Santos won their first trophy in 1913, a year after its founding, when they won the Campeonato Santista, a football championship between clubs of the city of Santos. The club won the Campeonato Santista again in 1915 under the name União Futebol Clube. Santos participated in the Campeonato Paulista, for the first time, in 1913 and won it for the first time in 1935.

Even when the national league was established in 1959, the importance of the state leagues remained high. The Campeonato Santista, however, became an amateur event in 1941. As of 2010, Santos is one of only five clubs never to have been relegated from the top level of Brazilian football, the others being São Paulo, Flamengo, Internacional and Cruzeiro.

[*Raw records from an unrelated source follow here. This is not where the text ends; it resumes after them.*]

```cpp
extern "C" int rec_mlp_head_bwd(int64_t batch, int32_t n, const float* act, int64_t ld_act, const float* dz,
                                const float* w, int32_t relu, float* dx, int64_t ld_dx, float* dw, float* db,
                                void* workspace, size_t workspace_bytes, void* stream) {
  REC_REQUIRE(batch >= 0 && n > 0 && n % 4 == 0 && n <= kHeadChunks * 4, REC_ESHAPE,
              "rec_mlp_head_bwd: n must be a multiple of 4 and <= %d", kHeadChunks * 4);
  REC_REQUIRE(act && dz && w && dx && dw && db && ld_act >= n && ld_dx >= n && ld_act % 4 == 0 && ld_dx % 4 == 0 &&
                  ((uintptr_t)act) % 16 == 0 && ((uintptr_t)dx) % 16 == 0 && ((uintptr_t)w) % 16 == 0,
              REC_EINVAL, "bad arguments (16-byte aligned rows required)");
  size_t need = 0;
  rec_mlp_head_bwd_workspace_bytes(batch, n, &need);
  REC_REQUIRE(workspace && workspace_bytes >= need, REC_EWORKSPACE, "workspace %zu < %zu", workspace_bytes, need);
  hipStream_t st = (hipStream_t)stream;
  float* partial = (float*)workspace;
  int64_t grid = (batch + 31) / 32;
  if (grid > kNumCU * 8) grid = kNumCU * 8;
  if (grid < 1) grid = 1;
  hipLaunchKernelGGL(mlp_head_bwd_kernel, dim3((unsigned)grid), dim3(kBlock), 0, st, batch, n, act, ld_act, dz, w, dx,
                     ld_dx, relu, partial);
  const int cols_per_block = kBlock / kWave;
  hipLaunchKernelGGL(mlp_head_fold_kernel, dim3((n + 1 + cols_per_block - 1) / cols_per_block), dim3(kBlock), 0, st,
                     (int)grid, n, (const float*)partial, dw, db);
  return check_launch("rec_mlp_head_bwd");
}
```

paddlerec_amd/deepfm.py:

```python
import math
import os
import time

import torch

from . import ops
from .slot_net import (NUM_THRESHOLDS, SlotDygraphModel, SlotLayerBase, _OnSide, _round_up,
                       auc_metrics, slot_feeds)
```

The club is also the highest scoring team in history, with 11,875 goals (as of 1 December 2012), and one of the most recognized football clubs in the world, having won nine international trophies, making them the seventh most successful team in South America for official international competitions won, all recognized by CONMEBOL; it also has the record in Campeonato Brasileiro Série A titles, alongside Palmeiras (with 8), Supercopa Sudamericana and Intercontinental Supercup titles.

- International
- Intercontinental Cup (2): 1962, 1963
- Intercontinental Supercup (1): 1968

- Continental
- Copa Libertadores (3): 1962, 1963, 2011
- Copa CONMEBOL (1): 1998
- Recopa Sudamericana (1): 2012
- Supercopa Sudamericana (1): 1968

- National
- Campeonato Brasileiro Série A (8): 1961, 1962, 1963, 1964, 1965, 1968, 2002, 2004
- Copa do Brasil (1): 2010
- Torneio Rio – São Paulo (5): 1959, 1963, 1964, 1966, 1997

- Regional
- Campeonato Paulista (22): 1935, 1955, 1956, 1958, 1960, 1961, 1962, 1964, 1965, 1967, 1968, 1969, 1973, 1978, 1984, 2006, 2007, 2010, 2011, 2012, 2015, 2016
- Copa Paulista de Futebol (1): 2004

===Doubles and Trebles===
- The Double
Domestic Double (5)
State and Cup: 2010
State and League: 1961, 1964, 1965, 1968
Continental Double (2)
State and Copa Libertadores: 2011
League and Copa Libertadores: 1963
- The Treble
Continental Treble (1)
State, League and Copa Libertadores: 1962

Especially short competitions such as the Recopa Sudamericana, Intercontinental Cup (now defunct), or FIFA Club World Cup are not generally considered to contribute towards a Double or Treble.

All titles can be seen in the official site of the club.